### EXERCISE BRIEF
Look through the lines below and extract any with the word "gridDim".

(Records from a data source)

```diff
-            store(v, 1, seq_tile0, cw * 64);
+        } else {
+            float acc[TC_BN / 2], sum[TC_BN / 2];
+#pragma unroll
+            for (int u = 0; u < TC_BN / 2; u++) acc[u] = 0.f;
+            const int n_chunks = (num_kb + k_chunk - 1) / k_chunk;
+            for (int u = cluster; u < units; u += n_clusters) {
+                int n_tile, unit;
+                decode_tile(u, state_tiles, seq_units, group, n_tile, unit);
+                for (int c = 0; c < n_chunks; c++) {
+                    const int kb0 = c * k_chunk, kb1 = min(num_kb, kb0 + k_chunk);
+                    for (int kb = kb0; kb < kb1; kb++) {
+                        mbar_wait_bounded(&l.full[s], ph);
+                        const uint32_t so = (uint32_t)(s * stage_bytes);
+                        const uint4 a0 = lds128(a_addr + so), a1 = lds128(a_addr + so + XSP_STEP_BYTES);
+                        const uint32_t e0 = lds32(e_addr + so), e1 = lds32(e_addr + so + XSP_STEP_BYTES);
+                        wgmma_fence();
+                        const uint64_t d = desc0 + (uint64_t)((s * stage_bytes) >> 4);
+                        wgmma_sp_bf16_192(acc, a0, e0, d, kb == kb0 ? 0u : 1u);
+                        if (!SINGLE) wgmma_sp_bf16_192(acc, a0, e0, d + DLO, 1u);
+                        wgmma_sp_bf16_192(acc, a1, e1, d + DK32, 1u);
+                        if (!SINGLE) wgmma_sp_bf16_192(acc, a1, e1, d + DLO + DK32, 1u);
+                        wgmma_commit();
+                        wgmma_wait<0>();
+                        release(s);
+                        if (++s == n_stages) { s = 0; ph ^= 1u; }
+                    }
+                    fence_regs<TC_BN / 2>(acc);
+#pragma unroll
+                    for (int i = 0; i < TC_BN / 2; i++) sum[i] = (c == 0) ? acc[i] : sum[i] + acc[i];
+                }
+                const float *v[2] = {sum, sum};
+                store(v, 1, n_tile, unit * (int)cs + (int)rank, cw * 64);
+            }
         }
     }
     cluster_sync();
@@ -1272,7 +1294,6 @@
                        : (single ? tc_sparse_logits_kernel<1, 0> : tc_sparse_logits_kernel<0, 0>);
     EVC_CUDA(cudaFuncSetAttribute(kernel, cudaFuncAttributeMaxDynamicSharedMemorySize, TC_SMEM_LIMIT));
     cudaLaunchConfig_t cfg = {};
-    cfg.gridDim = dim3((unsigned)(state_tiles * seq_units * cs));
     cfg.blockDim = dim3(TC_THREADS);
     cfg.dynamicSmemBytes = smem;
     cfg.stream = st;
@@ -1283,6 +1304,15 @@
     attr[0].val.clusterDim.z = 1;
     cfg.attrs = attr;
     cfg.numAttrs = 1;
+    static int resident[2][2][2] = {};
+    int &fit = resident[pair ? 1 : 0][single ? 1 : 0][cs - 1];
+    if (fit == 0) {
+        cfg.gridDim = dim3((unsigned)cs);
+        EVC_CUDA(cudaOccupancyMaxActiveClusters(&fit, kernel, &cfg));
+        if (fit <= 0) { set_error("sparse forward: no cluster of the forward kernel fits on the device"); return 1; }
+    }
+    const int units = state_tiles * seq_units;
+    cfg.gridDim = dim3((unsigned)(std::min(units, fit) * cs));
     EVC_CUDA(cudaLaunchKernelEx(&cfg, kernel, m[0], m[1], reinterpret_cast<const unsigned char *>(d_x1h), d_zt, t.Ns,
                                 t.Mp, state_tiles, seq_tiles, seq_units, num_kb, kchunk, group, n_stages));
     EVC_KERNEL_CHECK();
```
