# amoretti86/PSVO

Measured on AMD Instinct MI355X. Metric: particle-steps/sec, higher is better.
Workload: dtype f32

## Files before the change

psvo_amd/csrc/bsim_bwd2_impl.h:

```cpp
#pragma once
#define PSVO_BSIM_BWD_V2_UNIT 1
#include "bsim_bwd_impl.h"

namespace psvo {
PSVO_TIMERS_DEFINE(bsim_bwd2)

template <class T>
using gptr = T __attribute__((address_space(1)))*;
template <class T>
__device__ __forceinline__ gptr<T> as_global(T* p) { return (gptr<T>)p; }
template <class T>
__device__ __forceinline__ gptr<T> as_global(unsigned long long p) { return (gptr<T>)p; }
__device__ __forceinline__ float ldf(gptr<const float> base, unsigned off) {
    return *reinterpret_cast<gptr<const float>>(reinterpret_cast<gptr<const char>>(base) + off);
}
__device__ __forceinline__ int ldi(gptr<const int32_t> base, unsigned off) {
    return *reinterpret_cast<gptr<const int32_t>>(reinterpret_cast<gptr<const char>>(base) + off);
}
__device__ __forceinline__ void stf(gptr<float> base, unsigned off, float v) {
    *reinterpret_cast<gptr<float>>(reinterpret_cast<gptr<char>>(base) + off) = v;
}
#define PSVO_GARG(args_type, field) ::psvo::as_global(PSVO_ARG(args_type, field))

__device__ __forceinline__ float swap_add32(float lo, float hi) {
    asm volatile("s_nop 1\n\tv_permlane32_swap_b32 %0, %1" : "+v"(lo), "+v"(hi));
    return lo + hi;
}
__device__ __forceinline__ float swap_add16(float lo, float hi) {
    asm volatile("s_nop 1\n\tv_permlane16_swap_b32 %0, %1" : "+v"(lo), "+v"(hi));
    return lo + hi;
}
__device__ __forceinline__ float row_sum16(float v) {
    v += dpp_mov<0x128, 0xF, 0xF, true>(v, v);
    v += dpp_mov<0x124, 0xF, 0xF, true>(v, v);
    v += dpp_mov<0x122, 0xF, 0xF, true>(v, v);
    v += dpp_mov<0x121, 0xF, 0xF, true>(v, v);
    return v;
}

__device__ __forceinline__ float rs_bit3(float lo, float hi) {
    float r;
    asm volatile("s_nop 1\n\t"
                 "v_add_f32_dpp %0, %1, %1 row_ror:8 row_mask:0xf bank_mask:0x3\n\t"
                 "v_add_f32_dpp %0, %2, %2 row_ror:8 row_mask:0xf bank_mask:0xc"
                 : "=&v"(r) : "v"(lo), "v"(hi));
    return r;
}
__device__ __forceinline__ float rs_bit2(float lo, float hi) {
    float r;
    asm volatile("s_nop 1\n\t"
                 "v_add_f32_dpp %0, %1, %1 row_shl:4 row_mask:0xf bank_mask:0x5\n\t"
                 "v_add_f32_dpp %0, %2, %2 row_shr:4 row_mask:0xf bank_mask:0xa"
                 : "=&v"(r) : "v"(lo), "v"(hi));
    return r;
}
template <int K>
__device__ __forceinline__ void row_reduce_scatter(const float (&v)[4 * K], float (&out)[K]) {
    float h[2 * K];
#pragma unroll
    for (int i = 0; i < 2 * K; ++i) h[i] = rs_bit3(v[i], v[2 * K + i]);
#pragma unroll
    for (int i = 0; i < K; ++i) out[i] = group_sum<4>(rs_bit2(h[i], h[K + i]));
}

typedef float f4v __attribute__((ext_vector_type(4)));
typedef __bf16 bf8v __attribute__((ext_vector_type(8)));

__device__ __forceinline__ void bf16_split3(float v, unsigned& h, unsigned& m, unsigned& l) {
    const unsigned hb = __float_as_uint(v) & 0xffff0000u;
    const float r = v - __uint_as_float(hb);
    const unsigned mb = __float_as_uint(r) & 0xffff0000u;
    const float r2 = r - __uint_as_float(mb);
    h = hb >> 16;
    m = mb >> 16;
    l = __float_as_uint(r2) >> 16;
}
__device__ __forceinline__ uint4 bf16x3_a(float v) {
    unsigned h, m, l;
    bf16_split3(v, h, m, l);
    return make_uint4(h | (h << 16), m | (h << 16), l | (m << 16), m | (l << 16));
}
__device__ __forceinline__ uint4 bf16x3_b(float v) {
    unsigned h, m, l;
    bf16_split3(v, h, m, l);
    return make_uint4(h | (m << 16), h | (l << 16), h | (m << 16), l | (m << 16));
}
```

### YOUR SOLUTION
-    cfg.gridDim = dim3((unsigned)(state_tiles * seq_units * cs));
+        cfg.gridDim = dim3((unsigned)cs);
+    cfg.gridDim = dim3((unsigned)(std::min(units, fit) * cs));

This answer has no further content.